My friend Sarah* has a coat. It’s mauve. Shiny. Has no discernible shape. It zips right up to the neck, creating a highly attractive ‘shelf bosom’, and cuts off mid-thigh making Sarah look short and stumpy, even though she’s size 10 and shops in the tall section. The overall effect is that of the Michelin Man dressed in his Christmas best. Add a hat, scarf, gloves and wellies to the equation and she’s instantly transformed from girl to wool-trimmed inflated tyre.
I’m not afraid to tell Sarah I hate her coat. She hates it too. But, as she tells me every time she slips the wretched thing over her fabulous Alexa-inspired outfit, it’s stuffed with feathers. I’ll give you a second to digest that – yep, she’s walking the streets wrapped in a winter weight duvet, and that’s okay, because it keeps her warm.
Next time you’re out and about, take a look around. How many people do you see swaddled in sleeping bags masquerading as coats? Or wearing attire designed for scaling Mount Everest while browsing the rails in H&M? Do you think they need a hypothermia-resistant lining for choosing their Christmas party outfit? No. And don’t even get me started on hiking boots, waterproof trousers and/or hats with ear flaps.

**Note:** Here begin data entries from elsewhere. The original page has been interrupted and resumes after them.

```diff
diff --git a/brainfm_amd/csrc/gn_stats.hip b/brainfm_amd/csrc/gn_stats.hip
--- a/brainfm_amd/csrc/gn_stats.hip
+++ b/brainfm_amd/csrc/gn_stats.hip
@@ -139,6 +139,36 @@
 };
 
 constexpr int RR_MAX = 128;
+
+constexpr int FOLD_U = 8;
+
+__device__ __forceinline__ void fold_rows(const double* __restrict__ rsum, const double* __restrict__ rsq,
+                                          const float* __restrict__ rmn, const float* __restrict__ rmx, int C, int col, int r,
+                                          int r1, int step, double& sv, double& qv, float& mn, float& mx) {
+    double s[FOLD_U], q[FOLD_U];
+    float n[FOLD_U], x[FOLD_U];
+    for (; r1 - r > (FOLD_U - 1) * step; r += FOLD_U * step) {
+#pragma unroll
+        for (int u = 0; u < FOLD_U; ++u) {
+            const size_t i = (size_t)(r + u * step) * C + col;
+            s[u] = rsum[i]; q[u] = rsq[i]; n[u] = rmn[i]; x[u] = rmx[i];
+        }
+#pragma unroll
+        for (int u = 0; u < FOLD_U; ++u) { sv += s[u]; qv += q[u]; mn = fminf(mn, n[u]); mx = fmaxf(mx, x[u]); }
+    }
+    if (r < r1) {
+#pragma unroll
+        for (int u = 0; u < FOLD_U - 1; ++u) {
+            if (r + u * step < r1) {
+                const size_t i = (size_t)(r + u * step) * C + col;
+                s[u] = rsum[i]; q[u] = rsq[i]; n[u] = rmn[i]; x[u] = rmx[i];
+            }
+        }
+#pragma unroll
+        for (int u = 0; u < FOLD_U - 1; ++u)
+            if (r + u * step < r1) { sv += s[u]; qv += q[u]; mn = fminf(mn, n[u]); mx = fmaxf(mx, x[u]); }
+    }
+}
 
 __global__ void __launch_bounds__(TPB) rows_reduce(const double* __restrict__ rsum, const double* __restrict__ rsq,
                                                    const float* __restrict__ rmn, const float* __restrict__ rmx,
@@ -160,11 +190,7 @@
         double sv = 0.0, qv = 0.0;
         float mn = INFINITY, mx = -INFINITY;
         if (part < RP && col < C) {
-            for (int r = r0 + part; r < r1; r += RP) {
-                const size_t i = (size_t)r * C + col;
-                sv += rsum[i]; qv += rsq[i];
-                mn = fminf(mn, rmn[i]); mx = fmaxf(mx, rmx[i]);
-            }
+            fold_rows(rsum, rsq, rmn, rmx, C, col, r0 + part, r1, RP, sv, qv, mn, mx);
         }
         ls[t] = sv; lq[t] = qv; lmn[t] = mn; lmx[t] = mx;
         __syncthreads();
@@ -278,11 +304,7 @@
             const int cc = (c < sa.C) ? c : c - sa.C;
             const int per = (S.nrows + KS - 1) / KS;
             const int r0 = k * per, r1 = min(S.nrows, r0 + per);
-            for (int r = r0 + part; r < r1; r += RP) {
-                const size_t i = (size_t)r * S.C + cc;
-                sv += S.rsum[i]; qv += S.rsq[i];
-                mn = fminf(mn, S.rmn[i]); mx = fmaxf(mx, S.rmx[i]);
-            }
+            fold_rows(S.rsum, S.rsq, S.rmn, S.rmx, S.C, cc, r0 + part, r1, RP, sv, qv, mn, mx);
         }
         red_s[t] = sv; red_q[t] = qv; red_mn[t] = mn; red_mx[t] = mx;
         __syncthreads();
@@ -369,11 +391,7 @@
             int c = c_first + cg;
             const PartTab& T = (c < ta.C) ? ta : tb;
             int cc = (c < ta.C) ? c : c - ta.C;
-            for (int b = part; b < T.nb; b += P) {
-                size_t i = (size_t)b * T.C + cc;
-                s += T.psum[i]; q += T.psq[i];
-                mn = fminf(mn, T.pmin[i]); mx = fmaxf(mx, T.pmax[i]);
-            }
+            fold_rows(T.psum, T.psq, T.pmin, T.pmax, T.C, cc, part, T.nb, P, s, q, mn, mx);
             s *= T.wgt; q *= T.wgt;
         }
         red_s[t] = s; red_q[t] = q; red_mn[t] = mn; red_mx[t] = mx;
```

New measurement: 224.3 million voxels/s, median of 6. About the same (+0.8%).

## Build uniform-tile lists in LDS with per-thread chunks and bitmask neighbour tests

Applied to the files above, without the earlier changes.

Adds an LDS-resident path for building the uniform/rest/need tile lists when the tile count fits a cap. Flags are loaded once into shared memory, each thread owns a contiguous chunk, and first-occurrence, computed-bitmask, neighbour-dilation and compaction are done with bit operations and one packed wave prefix scan. This replaces several global-memory compaction rounds with atomics. It also pins the levels kernel's waves per EU and makes the last-block test wave-uniform. It raises LDS use per block and adds an untimed debug macro that skips list building.

```diff
diff --git a/brainfm_amd/csrc/conv3d_wino.hip b/brainfm_amd/csrc/conv3d_wino.hip
--- a/brainfm_amd/csrc/conv3d_wino.hip
+++ b/brainfm_amd/csrc/conv3d_wino.hip
@@ -642,10 +642,10 @@
 
 constexpr int UL_COMP_WORDS = 4096;
 template <bool AGENT>
-__device__ __forceinline__ void uniform_lists_body(const unsigned char* flags, int n, int nTz, int nTy, int nTx,
-                                                   int* __restrict__ first, int* __restrict__ cnt, int* __restrict__ rest,
-                                                   int* __restrict__ uni, int* __restrict__ ncnt, int* __restrict__ nlist,
-                                                   unsigned char* __restrict__ need, int* sh, int* fst, unsigned* comp) {
+__device__ __forceinline__ void uniform_lists_rounds(const unsigned char* flags, int n, int nTz, int nTy, int nTx,
+                                                     int* __restrict__ first, int* __restrict__ cnt, int* __restrict__ rest,
+                                                     int* __restrict__ uni, int* __restrict__ ncnt, int* __restrict__ nlist,
+                                                     unsigned char* __restrict__ need, int* sh, int* fst, unsigned* comp) {
     auto flag = [&](int i) -> int {
         if constexpr (AGENT) return __hip_atomic_load(flags + i, __ATOMIC_RELAXED, __HIP_MEMORY_SCOPE_AGENT);
         else return flags[i];
@@ -695,15 +695,166 @@
     if (threadIdx.x == 0) ncnt[0] = n2;
 }
 
+constexpr int UL_CAP = 16384;
+struct UniListsLds {
+    int sh[17];
+    int fst[27];
+    union {
+        unsigned comp[UL_COMP_WORDS];
+        struct {
+            unsigned bits[UL_CAP / 32 + 2];
+            unsigned short stage[UL_CAP];
+        } l;
+    };
+    unsigned lf[UL_CAP / 4];
+    unsigned long long wsum[16];
+};
+static_assert(UL_CAP % 4096 == 0 && UL_CAP / 1024 + 2 <= 32 && UL_CAP <= 65536, "a chunk's row window fits one word, a box 16 bits");
+
+template <bool AGENT>
+__device__ __forceinline__ void uniform_lists_lds(const unsigned char* flags, int n, int nTz, int nTy, int nTx,
+                                                  int* __restrict__ first, int* __restrict__ cnt, int* __restrict__ rest,
+                                                  int* __restrict__ uni, int* __restrict__ ncnt, int* __restrict__ nlist,
+                                                  unsigned char* __restrict__ need, UniListsLds& s) {
+    const int tid = threadIdx.x, lane = tid & 63, wv = tid >> 6;
+    unsigned char* const lfb = reinterpret_cast<unsigned char*>(s.lf);
+    const int nw = (n + 3) >> 2;
+    {
+        unsigned v[UL_CAP / 4096];
+#pragma unroll
+        for (int k = 0; k < UL_CAP / 4096; ++k) {
+            const int w = k * 1024 + tid;
+            v[k] = 0u;
+            if (w < nw) {
+                const unsigned* const src = reinterpret_cast<const unsigned*>(flags) + w;
+                if constexpr (AGENT) v[k] = __hip_atomic_load(src, __ATOMIC_RELAXED, __HIP_MEMORY_SCOPE_AGENT);
+                else v[k] = *src;
+            }
+        }
+#pragma unroll
+        for (int k = 0; k < UL_CAP / 4096; ++k)
+            if (k * 1024 + tid < nw) s.lf[k * 1024 + tid] = v[k];
+    }
+    if (tid < 27) s.fst[tid] = n;
+    for (int w = tid; w < (n >> 5) + 2; w += 1024) s.l.bits[w] = 0u;
+    __syncthreads();
+    const int c = (n + 1023) >> 10, i0 = min(tid * c, n), i1 = min(i0 + c, n);
+    unsigned seen = 0u;
+#pragma clang loop vectorize(disable) unroll(disable)
+    for (int i = i0; i < i1; ++i) {
+        const int f = lfb[i];
+        if (f != 0 && !((seen >> f) & 1u)) {
+            seen |= 1u << f;
+            atomicMin(&s.fst[f - 1], i);
+        }
+    }
+    __syncthreads();
+    if (tid < 27) first[tid] = s.fst[tid];
+    unsigned cm = 0u;
+#pragma clang loop vectorize(disable) unroll(disable)
+    for (int i = i0; i < i1; ++i) {
+        const int f = lfb[i];
+        if (f == 0 || s.fst[f - 1] == i) cm |= 1u << (i - i0);
+    }
+    if (cm != 0u) {
+        const unsigned long long wide = (unsigned long long)cm << (i0 & 31);
+        const unsigned lo = (unsigned)wide, hi = (unsigned)(wide >> 32);
+        if (lo != 0u) atomicOr(&s.l.bits[i0 >> 5], lo);
+        if (hi != 0u) atomicOr(&s.l.bits[(i0 >> 5) + 1], hi);
+    }
+    __syncthreads();
+    unsigned nm = 0u;
+    {
+        int tx = i0 % nTx, ty = (i0 / nTx) % nTy, tz = i0 / (nTx * nTy);
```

It seems the good British public are crying out for a winter intervention and a new outdoor wardrobe – one that doesn’t include rubber, a drawstring hood or feather stuffing. How about a tailored wool coat? A faux fur stole? A pair of knee high leather boots, a chic beret and some knitted mittens?
Diesel parka, Primark blouse, Zara cardigan, Topshop jeans, Steve Madden leather boots, Primark ring
Come on, you can do it. Step away from Millets and make your way to Urban Outfitters. This camel cape would look fabulous over skinny jeans and boots. Don’t worry, I’ll hold your puffa jacket for you…
*Name changed to protect identity and fashion reputation.